# THE TASK
For the records below, tally every line that has the word "lane" and reply with the number alone.

[LISTED ENTRIES — start]

#define ZV_A_ADDR(un) ((un) == 8 ? apn : tb[((un) / NKC) % 4] + ((un) % NKC) * 32)
#define ZV_LOAD_A(dst, un)                                                                   \
    {                                                                                        \
        const char *np_ = ZV_A_ADDR(un);                                                     \
        _Pragma("unroll") for (int mt = 0; mt < MT; mt++) dst[mt] = *(const half8 *)(np_ + mt * 32 * RS); \
    }
    for (int ib = 0; ib < nb; ib++)
    {
        const char *tb[4];
        tb[0] = ap;
#pragma unroll
        for (int x = 1; x < 4; x++) tb[x] = (x < TPB) ? ap + x * dilRS : ap;
        const char *apn = HALF ? ((ib & 1) ? ap + (dilRS - 256) : ap + 256) : ap + TPB * dilRS;
#pragma unroll
        for (int u = 0; u < 4; u++)
#pragma unroll
            for (int nt = 0; nt < NT; nt++) b1[u][nt] = wq[nt * wseg + u * 64];
        __builtin_amdgcn_sched_barrier(0);
        ZV_LOAD_A(a1, 1) mfma_step<MT, NT, SWAP>(acc, a0, b0[0]);
        ZV_LOAD_A(a0, 2) mfma_step<MT, NT, SWAP>(acc, a1, b0[1]);
        ZV_LOAD_A(a1, 3) mfma_step<MT, NT, SWAP>(acc, a0, b0[2]);
        ZV_LOAD_A(a0, 4) mfma_step<MT, NT, SWAP>(acc, a1, b0[3]);
#pragma unroll
        for (int u = 0; u < 4; u++)
#pragma unroll
            for (int nt = 0; nt < NT; nt++) b0[u][nt] = wq[nt * wseg + (4 + u) * 64];
        __builtin_amdgcn_sched_barrier(0);
        ZV_LOAD_A(a1, 5) mfma_step<MT, NT, SWAP>(acc, a0, b1[0]);
        ZV_LOAD_A(a0, 6) mfma_step<MT, NT, SWAP>(acc, a1, b1[1]);
        ZV_LOAD_A(a1, 7) mfma_step<MT, NT, SWAP>(acc, a0, b1[2]);
        ZV_LOAD_A(a0, 8) mfma_step<MT, NT, SWAP>(acc, a1, b1[3]);
        ap = apn;
        wq += 8 * 64;
    }
    if (nsb & 1)
    {
        const char *tb[4] = {ap, ap, ap, ap};
        const char *apn = ap;
        (void)apn;
        ZV_LOAD_A(a1, 1) mfma_step<MT, NT, SWAP>(acc, a0, b0[0]);
        ZV_LOAD_A(a0, 2) mfma_step<MT, NT, SWAP>(acc, a1, b0[1]);
        ZV_LOAD_A(a1, 3) mfma_step<MT, NT, SWAP>(acc, a0, b0[2]);
        mfma_step<MT, NT, SWAP>(acc, a1, b0[3]);
    }
#undef ZV_LOAD_A
#undef ZV_A_ADDR
}
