template <int NV, bool kMax>
__device__ __forceinline__ void block_reduce(double (&v)[NV], Reducer& R) {
  const int lane = threadIdx.x & 31, warp = threadIdx.x >> 5, nw = blockDim.x >> 5;
#pragma unroll
  for (int k = 0; k < NV; ++k) {
    double a = v[k];
#pragma unroll
    for (int o = 16; o > 0; o >>= 1) {
      const double b = __shfl_xor_sync(0xffffffffu, a, o);
      a = kMax ? fmax(a, b) : a + b;
    }
    v[k] = a;
  }
  double* buf = R.buf + R.parity * R.half;
  R.parity ^= 1;
  if (lane == 0) {
#pragma unroll
    for (int k = 0; k < NV; ++k) buf[warp * NV + k] = v[k];
  }
  __syncthreads();
#pragma unroll
  for (int k = 0; k < NV; ++k) {
    double a = buf[k];
    for (int w = 1; w < nw; ++w) a = kMax ? fmax(a, buf[w * NV + k]) : a + buf[w * NV + k];
    v[k] = a;
  }
}

__device__ __forceinline__ double limit_scaling(double v) {
  v = v < kMinScaling ? 1.0 : v;
  return v > kMaxScaling ? kMaxScaling : v;
}

template <typename F>
__device__ __forceinline__ void for_rows_A(const PatternDev& P, const double* __restrict__ Aval,
                                           const double* __restrict__ src, F f) {
  const int tid = threadIdx.x, T = blockDim.x;
  for (int base = 0; base < P.n_long; base += (T >> 2)) {
    const int idx = base + (tid >> 2);
    const bool valid = idx < P.n_long;
    double s = 0.0;
    int row = 0;
    if (valid) {
      row = P.rows_long[idx];
      const int e = P.a_rowptr[row + 1];
#pragma unroll 4
      for (int k = P.a_rowptr[row] + (tid & 3); k < e; k += 4) s += Aval[P.a_perm[k]] * src[P.a_colidx[k]];
    }
    s += __shfl_xor_sync(0xffffffffu, s, 1);
    s += __shfl_xor_sync(0xffffffffu, s, 2);
    if (valid && (tid & 3) == 0) f(row, s);
  }
  for (int idx = tid; idx < P.n_short; idx += T) {
    const int row = P.rows_short[idx];
    double s = 0.0;
    const int e = P.a_rowptr[row + 1];
#pragma unroll 4
    for (int k = P.a_rowptr[row]; k < e; ++k) s += Aval[P.a_perm[k]] * src[P.a_colidx[k]];
    f(row, s);
  }
}

__device__ __forceinline__ double col_dot_A(const PatternDev& P, const double* __restrict__ Aval,
                                            const double* __restrict__ v, int j) {
  double s = 0.0;
  const int e = P.a_colptr[j + 1];
#pragma unroll 4
  for (int k = P.a_colptr[j]; k < e; ++k) s += Aval[k] * v[P.a_rowidx[k]];
  return s;
}
__device__ __forceinline__ double col_dot_P(const PatternDev& P, const double* __restrict__ Pval,
                                            const double* __restrict__ v, int j) {
  double s = 0.0;
  const int e = P.p_colptr[j + 1];
#pragma unroll 4
  for (int k = P.p_colptr[j]; k < e; ++k) s += Pval[k] * v[P.p_rowidx[k]];
  return s;
}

[LISTED ENTRIES — finish]

# OUTPUT OF THE EXERCISE
2